** Your instructions **
Go through the entries below and tally the lines containing the string "EpiSpec"; report only the tally.

** Data for this task **
template <bool A_KC, bool B_KC, int EF, int ACT, bool MX = false>
__global__ __launch_bounds__(ph8::NT, 1) void gemm_8ph_kernel(ste_gemm_args p, Mx8Args mx) {
  using namespace ph8;
  constexpr int E_ST = epi_stores<EF>();
  constexpr bool SW = epi_bf16s<EF>();
  constexpr int VW = MX ? 9 : 8;
  static_assert(!MX || (A_KC && B_KC), "MX operands are k-contiguous");
  static_assert(VW <= 63, "vmcnt immediate");
  extern __shared__ __attribute__((aligned(16))) char smem[];
  const int tid = threadIdx.x, lane = tid & 63;
  const int wave = __builtin_amdgcn_readfirstlane(tid >> 6);
  const int wm = wave >> 2, wn = wave & 3;
  const int num_m = (p.M + 255) / 256, num_n = (p.N + 255) / 256;
  const int total = num_m * num_n * p.batch;
  int nk = p.K / 64;
  int vb = blockIdx.x;
  if (vb >= total) return;
  int batch, tm, tn;
  map_tile_bid(xcd_remap(vb, total), num_m, num_n, batch, tm, tn);
  int m0 = tm * 256, n0 = tn * 256;
  const bf16* A;
  const bf16* B;
  operand_bases<A_KC, B_KC>(p, batch, A, B, nk);
#define STAGE_A(t, h) \
  stage_half<A_KC, 64, MX>(A, p.lda, m0, p.M, (t) * 64, h, smem + ((t) & 1) * BUF + (h) * HALF, wave, lane)
#define STAGE_B(t, h) \
  stage_half<B_KC, 128, MX>(B, p.ldb, n0, p.N, (t) * 64, h, smem + ((t) & 1) * BUF + (2 + (h)) * HALF, wave, lane)
#define STAGE_S(t) \
  if constexpr (MX) stage_scales(mx, m0, p.M, n0, p.N, (t), smem, wave, lane)
#define STAGE_PROLOGUE()                                                    \
  {                                                                         \
    STAGE_A(0, 0); STAGE_S(0); STAGE_B(0, 0); STAGE_B(0, 1); STAGE_A(0, 1); \
    if (nk > 1) { STAGE_A(1, 0); STAGE_S(1); STAGE_B(1, 0); }               \
  }
  STAGE_PROLOGUE();
  int extra = 0;
  char* const epi_base = MX ? smem + BUF + (wave < 4 ? HALF : 3 * HALF) + (wave & 3) * EPI16_FLOATS * 4
                            : smem + EPI_OFF + wave * EPI16_FLOATS * 4;
  float* epi = reinterpret_cast<float*>(epi_base);
  constexpr bool EPI_OVL = EF >= 0 && (EF & (EF_Z | EF_R | EF_BETA | EF_COLSUM | EF_RS)) == 0;
  constexpr bool EPI_PRE_OK = EF >= 0 && !EPI_OVL && !MX && !SW && (EF & (EF_Z | EF_R)) != 0 &&
                              (EF & (EF_BETA | EF_COLSUM | EF_RS | EF_Q8 | EF_DROP)) == 0;
  constexpr bool epi_pre = EPI_PRE_OK && STE_EPI_PRE;
  f32x8 bias = f32x8{};
  f32x4 sbias[4] = {};
  if constexpr (EF >= 0 && (EF & EF_BIAS) != 0 && !MX) {
    if constexpr (SW) swap_bias(p, n0, wn, lane, sbias);
    else bias = tile_bias(p, n0, wn, lane);
  }

  for (;;) {
    if (nk > 1) vm_wait8<VW, E_ST>(extra);
    else STE_VMCNT(0);
    STE_BARRIER();

    f32x4 acc[8][4];
#pragma unroll
    for (int i = 0; i < 8; ++i)
#pragma unroll
      for (int j = 0; j < 4; ++j) acc[i][j] = f32x4{0.f, 0.f, 0.f, 0.f};

    bf16x8 a0[4][2], a1[4][2], b0[2][2], b1[2][2];
    i32x8 ma0[MX ? 4 : 1], ma1[MX ? 4 : 1], mb0[MX ? 2 : 1], mb1[MX ? 2 : 1];
    if (wm == 1) STE_BARRIER();
#ifdef STE_PRIO_STATIC
    if (wm == 1) __builtin_amdgcn_s_setprio(1);
#endif
    for (int t = 0; t < nk; ++t) {
      const char* buf = smem + (t & 1) * BUF;
      const bool tail = t + 2 >= nk;
      const int ex = t == 0 ? extra : 0;
      int sca[8] = {0, 0, 0, 0, 0, 0, 0, 0}, scb[4] = {0, 0, 0, 0};
      if constexpr (MX) {
        typedef __attribute__((address_space(3))) char lds_char_t;
        int ln = (int)__builtin_amdgcn_mbcnt_hi(~0u, __builtin_amdgcn_mbcnt_lo(~0u, 0u));
        asm volatile("" : "+v"(ln));
        const uint32_t sbase = (uint32_t)(uintptr_t)(lds_char_t*)smem + SC_OFF + (t & 1) * SC_STAGE + (ln >> 4) +
                               (ln & 15) * 4;
        const uint32_t aa = sbase + wm * 512, ab = sbase + 1024 + wn * 128;
        ds_u8<0>(sca[0], aa);    ds_u8<64>(sca[1], aa);
        ds_u8<128>(sca[2], aa);  ds_u8<192>(sca[3], aa);
        ds_u8<256>(sca[4], aa);  ds_u8<320>(sca[5], aa);
        ds_u8<384>(sca[6], aa);  ds_u8<448>(sca[7], aa);
        ds_u8<0>(scb[0], ab);    ds_u8<64>(scb[1], ab);
        ds_u8<512>(scb[2], ab);  ds_u8<576>(scb[3], ab);
      }
      if constexpr (MX) {
#pragma unroll
        for (int j = 0; j < 2; ++j) mb0[j] = frag_mx(buf + 2 * HALF, wn * 32 + j * 16, lane);
        __builtin_amdgcn_sched_barrier(0);
#pragma unroll
        for (int i = 0; i < 4; ++i) ma0[i] = frag_mx(buf, wm * 64 + i * 16, lane);
      } else {
#pragma unroll
      for (int j = 0; j < 2; ++j)
#pragma unroll
        for (int s = 0; s < 2; ++s) b0[j][s] = frag_b_8ph<B_KC>(buf + 2 * HALF, wn * 32 + j * 16, s, lane);
      __builtin_amdgcn_sched_barrier(0);
#pragma unroll
      for (int i = 0; i < 4; ++i)
#pragma unroll
        for (int s = 0; s < 2; ++s) a0[i][s] = frag_a_8ph<A_KC>(buf, wm * 64 + i * 16, s, lane);
      }
      if (t + 1 < nk) STAGE_B(t + 1, 1);
      if (tail) STE_VMCNT(0); else vm_wait8<VW, E_ST>(ex);
      STE_BARRIER();
      STE_LDS_SYNC(!A_KC || !B_KC || MX);
      STE_PRIO_HI();
      if constexpr (MX) {
        static_for<4>([&](auto ic) {
          constexpr int i = decltype(ic)::value;
          static_for<2>([&](auto jc) {
            constexpr int j = decltype(jc)::value;
            acc[i][j] = SW ? mfma_mx<j, i>(mb0[j], ma0[i], acc[i][j], scb[j], sca[i])
                           : mfma_mx<i, j>(ma0[i], mb0[j], acc[i][j], sca[i], scb[j]);
          });
        });
      } else {
#pragma unroll
      for (int s = 0; s < 2; ++s)
#pragma unroll
        for (int i = 0; i < 4; ++i)
#pragma unroll
          for (int j = 0; j < 2; ++j) acc[i][j] = SW ? mfma16(b0[j][s], a0[i][s], acc[i][j]) : mfma16(a0[i][s], b0[j][s], acc[i][j]);
      }
      STE_PRIO_LO();
      STE_BARRIER();
      if constexpr (MX) {
#pragma unroll
        for (int j = 0; j < 2; ++j) mb1[j] = frag_mx(buf + 3 * HALF, wn * 32 + j * 16, lane);
      } else {
#pragma unroll
      for (int j = 0; j < 2; ++j)
#pragma unroll
        for (int s = 0; s < 2; ++s) b1[j][s] = frag_b_8ph<B_KC>(buf + 3 * HALF, wn * 32 + j * 16, s, lane);
      }
      if (t + 1 < nk) STAGE_A(t + 1, 1);
      if (tail) STE_VMCNT(0); else vm_wait8<VW, E_ST>(ex);
      STE_BARRIER();
      STE_LDS_SYNC(!B_KC);
      STE_PRIO_HI();
      if constexpr (MX) {
        static_for<4>([&](auto ic) {
          constexpr int i = decltype(ic)::value;
          static_for<2>([&](auto jc) {
            constexpr int j = decltype(jc)::value;
            acc[i][2 + j] = SW ? mfma_mx<j, i>(mb1[j], ma0[i], acc[i][2 + j], scb[2 + j], sca[i])
                               : mfma_mx<i, j>(ma0[i], mb1[j], acc[i][2 + j], sca[i], scb[2 + j]);
          });
        });
      } else {
#pragma unroll
      for (int s = 0; s < 2; ++s)
#pragma unroll
        for (int i = 0; i < 4; ++i)
#pragma unroll
          for (int j = 0; j < 2; ++j) acc[i][2 + j] = SW ? mfma16(b1[j][s], a0[i][s], acc[i][2 + j]) : mfma16(a0[i][s], b1[j][s], acc[i][2 + j]);
      }
      STE_PRIO_LO();
      STE_BARRIER();
      if constexpr (MX) {
#pragma unroll
        for (int i = 0; i < 4; ++i) ma1[i] = frag_mx(buf + HALF, wm * 64 + i * 16, lane);
      } else {
#pragma unroll
      for (int i = 0; i < 4; ++i)
#pragma unroll
        for (int s = 0; s < 2; ++s) a1[i][s] = frag_a_8ph<A_KC>(buf + HALF, wm * 64 + i * 16, s, lane);
      }
      if (t + 2 < nk) {
        STAGE_A(t + 2, 0);
        STAGE_S(t + 2);
      }
      STE_BARRIER();
      STE_LDS_SYNC(!A_KC);
      STE_PRIO_HI();
      if constexpr (MX) {
        static_for<4>([&](auto ic) {
          constexpr int i = decltype(ic)::value;
          static_for<2>([&](auto jc) {
            constexpr int j = decltype(jc)::value;
            acc[4 + i][2 + j] = SW ? mfma_mx<j, i>(mb1[j], ma1[i], acc[4 + i][2 + j], scb[2 + j], sca[4 + i])
                                   : mfma_mx<i, j>(ma1[i], mb1[j], acc[4 + i][2 + j], sca[4 + i], scb[2 + j]);
          });
        });
      } else {
#pragma unroll
      for (int s = 0; s < 2; ++s)
#pragma unroll
        for (int i = 0; i < 4; ++i)
#pragma unroll
          for (int j = 0; j < 2; ++j) acc[4 + i][2 + j] = SW ? mfma16(b1[j][s], a1[i][s], acc[4 + i][2 + j]) : mfma16(a1[i][s], b1[j][s], acc[4 + i][2 + j]);
      }
      STE_PRIO_LO();
      STE_BARRIER();
      if (t + 2 < nk) STAGE_B(t + 2, 0);
      if (tail) STE_VMCNT(0); else vm_wait8<VW, E_ST>(ex);
      STE_BARRIER();
      STE_PRIO_HI();
      if constexpr (MX) {
        static_for<4>([&](auto ic) {
          constexpr int i = decltype(ic)::value;
          static_for<2>([&](auto jc) {
            constexpr int j = decltype(jc)::value;
            acc[4 + i][j] = SW ? mfma_mx<j, i>(mb0[j], ma1[i], acc[4 + i][j], scb[j], sca[4 + i])
                               : mfma_mx<i, j>(ma1[i], mb0[j], acc[4 + i][j], sca[4 + i], scb[j]);
          });
        });
      } else {
#pragma unroll
      for (int s = 0; s < 2; ++s)
#pragma unroll
        for (int i = 0; i < 4; ++i)
#pragma unroll
          for (int j = 0; j < 2; ++j) acc[4 + i][j] = SW ? mfma16(b0[j][s], a1[i][s], acc[4 + i][j]) : mfma16(a1[i][s], b0[j][s], acc[4 + i][j]);
      }
      STE_PRIO_LO();
      STE_BARRIER();
    }
    if (wm == 0) STE_BARRIER();

    const int em0 = m0, en0 = n0, ebatch = batch;
    const int vb_next = vb + gridDim.x;
    const bool more = vb_next < total;
    const bool full_tile = em0 + 256 <= p.M && en0 + 256 <= p.N;
    if constexpr (EF >= 0 && (EF & EF_BIAS) != 0 && MX) {
      if constexpr (SW) swap_bias(p, en0, wn, lane, sbias);
      else bias = tile_bias(p, en0, wn, lane);
    } else {
      asm volatile("" : "+v"(bias));
    }
    if constexpr (SW && (EF & EF_BIAS) != 0 && !MX) {
#pragma unroll
      for (int j = 0; j < 4; ++j) asm volatile("" : "+v"(sbias[j]));
    }
    auto next_prologue = [&]() {
      if (more) {
        map_tile_bid(xcd_remap(vb_next, total), num_m, num_n, batch, tm, tn);
        m0 = tm * 256;
        n0 = tn * 256;
        operand_bases<A_KC, B_KC>(p, batch, A, B, nk);
        STAGE_PROLOGUE();
      }
    };
    if (EPI_OVL) next_prologue();
    bool pro_done = EPI_OVL;
    if constexpr (SW) {
      char* slot = epi_base;
      if (full_tile) epilogue_bf16s<EF, ACT, true>(p, acc, slot, em0, en0, ebatch, wm, wn, lane, sbias);
      else epilogue_bf16s<EF, ACT, false>(p, acc, slot, em0, en0, ebatch, wm, wn, lane, sbias);
    } else {
      const Q8Out* q8 = MX && mx.q8.q ? &mx.q8 : nullptr;
      if constexpr (EPI_PRE_OK) {
        if (full_tile && epi_pre) {
          epilogue_8ph_pre<EF, ACT>(p, acc, epi, em0, en0, ebatch, wm, wn, lane, bias, next_prologue);
          pro_done = true;
        } else if (full_tile) {
          epilogue_8ph<EF, ACT, true>(p, acc, epi, em0, en0, ebatch, wm, wn, lane, bias, q8);
        } else {
          epilogue_8ph<EF, ACT, false>(p, acc, epi, em0, en0, ebatch, wm, wn, lane, bias, q8);
        }
      } else {
        if (full_tile) epilogue_8ph<EF, ACT, true>(p, acc, epi, em0, en0, ebatch, wm, wn, lane, bias, q8);
        else epilogue_8ph<EF, ACT, false>(p, acc, epi, em0, en0, ebatch, wm, wn, lane, bias, q8);
      }
    }
    if (!pro_done) next_prologue();
    if (!more) break;
    vb = vb_next;
    extra = ((EPI_OVL || (EPI_PRE_OK && epi_pre)) && full_tile) ? 1 : 0;
    if constexpr (EF >= 0 && (EF & EF_BIAS) != 0 && !MX) {
      if constexpr (SW) swap_bias(p, n0, wn, lane, sbias);
      else bias = tile_bias(p, n0, wn, lane);
    }
  }
#undef STAGE_A
#undef STAGE_B
#undef STAGE_S
#undef STAGE_PROLOGUE
#undef STE_LDS_SYNC
}

int num_cus() {
  static int n = 0;
  if (!n) {
    int dev = 0, v = 0;
    n = (hipGetDevice(&dev) == hipSuccess &&
         hipDeviceGetAttribute(&v, hipDeviceAttributeMultiprocessorCount, dev) == hipSuccess && v > 0) ? v : 256;
  }
  return n;
}

#define STE_EPI_SPECS(X)                                                              \
  X(true, true, EF_BIAS | EF_C2 | EF_CBF16, STE_ACT_SWISH)    \
  X(true, true, EF_BIAS | EF_C2 | EF_CBF16, STE_ACT_GELU)     \
  X(true, true, EF_BIAS | EF_CBF16, STE_ACT_SWISH)            \
  X(true, true, EF_C2 | EF_CBF16, STE_ACT_GELU)               \
  X(true, true, EF_C2, STE_ACT_GELU)                          \
  X(true, true, EF_BIAS | EF_R | EF_DROP, STE_ACT_NONE)       \
  X(true, true, EF_BIAS | EF_C2 | EF_DROP | EF_CBF16, STE_ACT_GELU)  \
  X(true, true, EF_BIAS | EF_CBF16, STE_ACT_GELU)                                     \
  X(true, true, EF_BIAS | EF_C3, STE_ACT_NONE)                \
  X(true, true, EF_BIAS | EF_C2 | EF_C3 | EF_CBF16, STE_ACT_GELU)  \
  X(true, true, EF_BIAS | EF_R, STE_ACT_NONE)                 \
  X(true, true, EF_BIAS | EF_CBF16, STE_ACT_NONE)             \
  X(true, true, EF_CBF16, STE_ACT_NONE)                       \
  X(true, true, EF_R | EF_DROP, STE_ACT_NONE)                 \
  X(true, true, EF_R, STE_ACT_NONE)                                                   \
  X(true, false, EF_CBF16, STE_ACT_NONE)                      \
  X(true, false, 0, STE_ACT_NONE)                             \
  X(true, true, EF_Z | EF_COLSUM | EF_CBF16, STE_ACT_SWISH_BWD)  \
  X(true, true, EF_Z | EF_COLSUM | EF_CBF16, STE_ACT_GELU_BWD)                        \
  X(true, true, EF_Z | EF_COLSUM | EF_C3 | EF_CBF16, STE_ACT_GELU_BWD)  \
  X(true, true, EF_Z | EF_C3 | EF_CBF16, STE_ACT_GELU_BWD)             \
  X(true, true, EF_Z | EF_CBF16, STE_ACT_SWISH_BWD)           \
  X(true, true, EF_Z | EF_CBF16, STE_ACT_GELU_BWD)                                    \
  X(true, true, EF_Z | EF_COLSUM | EF_DROP | EF_CBF16, STE_ACT_GELU_BWD)  \
  X(true, true, EF_Z | EF_DROP | EF_CBF16, STE_ACT_GELU_BWD)  \
  X(true, true, 0, STE_ACT_NONE)                              \
  X(false, false, 0, STE_ACT_NONE)

struct EpiSpec {
  int ef, act;
};
EpiSpec match_epi_spec(bool a_kc, bool b_kc, int ef, int act) {
#define STE_MATCH(AK, BK, E, ACT) \
  if (AK == a_kc && BK == b_kc && ef == (E) && act == (ACT)) return {(E), (ACT)};
  STE_EPI_SPECS(STE_MATCH)
#undef STE_MATCH
  return {EF_GENERIC, 0};
}

template <bool A_KC, bool B_KC>
int launch_8ph(const ste_gemm_args& a, EpiSpec spec, hipStream_t s) {
  const int nb = ((a.M + 255) / 256) * ((a.N + 255) / 256) * a.batch;
  const int grid = nb < num_cus() ? nb : num_cus();
#define STE_TRY(AK, BK, E, ACT)                                                                       \
  if constexpr (AK == A_KC && BK == B_KC) {                                                           \
    if (spec.ef == (E) && spec.act == (ACT)) {                                                        \
      hipLaunchKernelGGL((gemm_8ph_kernel<A_KC, B_KC, (E), (ACT)>), dim3(grid), dim3(ph8::NT),        \
                         ph8::LDS_BYTES, s, a, Mx8Args{});                                            \
      STE_CHECK_LAUNCH();                                                                             \
      return 0;                                                                                       \
    }                                                                                                 \
  }
  STE_EPI_SPECS(STE_TRY)
#undef STE_TRY
  if (spec.ef != EF_GENERIC) return STE_ERR_ARG;
  hipLaunchKernelGGL((gemm_8ph_kernel<A_KC, B_KC, EF_GENERIC, 0>), dim3(grid), dim3(ph8::NT), ph8::LDS_BYTES, s, a,
                     Mx8Args{});
  STE_CHECK_LAUNCH();
  return 0;
}

template <int MAXS>
__global__ __launch_bounds__(256) void splitk_reduce_kernel(float* __restrict__ C, int64_t ldc,
                                                            const float* __restrict__ ws, int M, int N, int S,
                                                            float alpha, float beta) {
  const int n4 = N >> 2;
  const int64_t i = (int64_t)blockIdx.x * blockDim.x + threadIdx.x;
  if (i >= (int64_t)M * n4) return;
  const int64_t slab = (int64_t)M * N;
  const int m = (int)(i / n4), c = (int)(i - (int64_t)m * n4) * 4;
  const float* w = ws + (int64_t)m * N + c;
  float* cp = C + (int64_t)m * ldc + c;
  f32x4 v[MAXS];
#pragma unroll
  for (int k = 0; k < MAXS; ++k) v[k] = *reinterpret_cast<const f32x4*>(w + (k < S ? k : S - 1) * slab);
  const f32x4 cv = beta != 0.f ? *reinterpret_cast<const f32x4*>(cp) : f32x4{0.f, 0.f, 0.f, 0.f};
  f32x4 acc = v[0];
#pragma unroll
  for (int k = 1; k < MAXS; ++k)
    if (k < S) acc += v[k];
  for (int k = MAXS; k < S; ++k) acc += *reinterpret_cast<const f32x4*>(w + k * slab);
  f32x4 out = acc * alpha;
  if (beta != 0.f) out += cv * beta;
  *reinterpret_cast<f32x4*>(cp) = out;
}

** Task solution **
3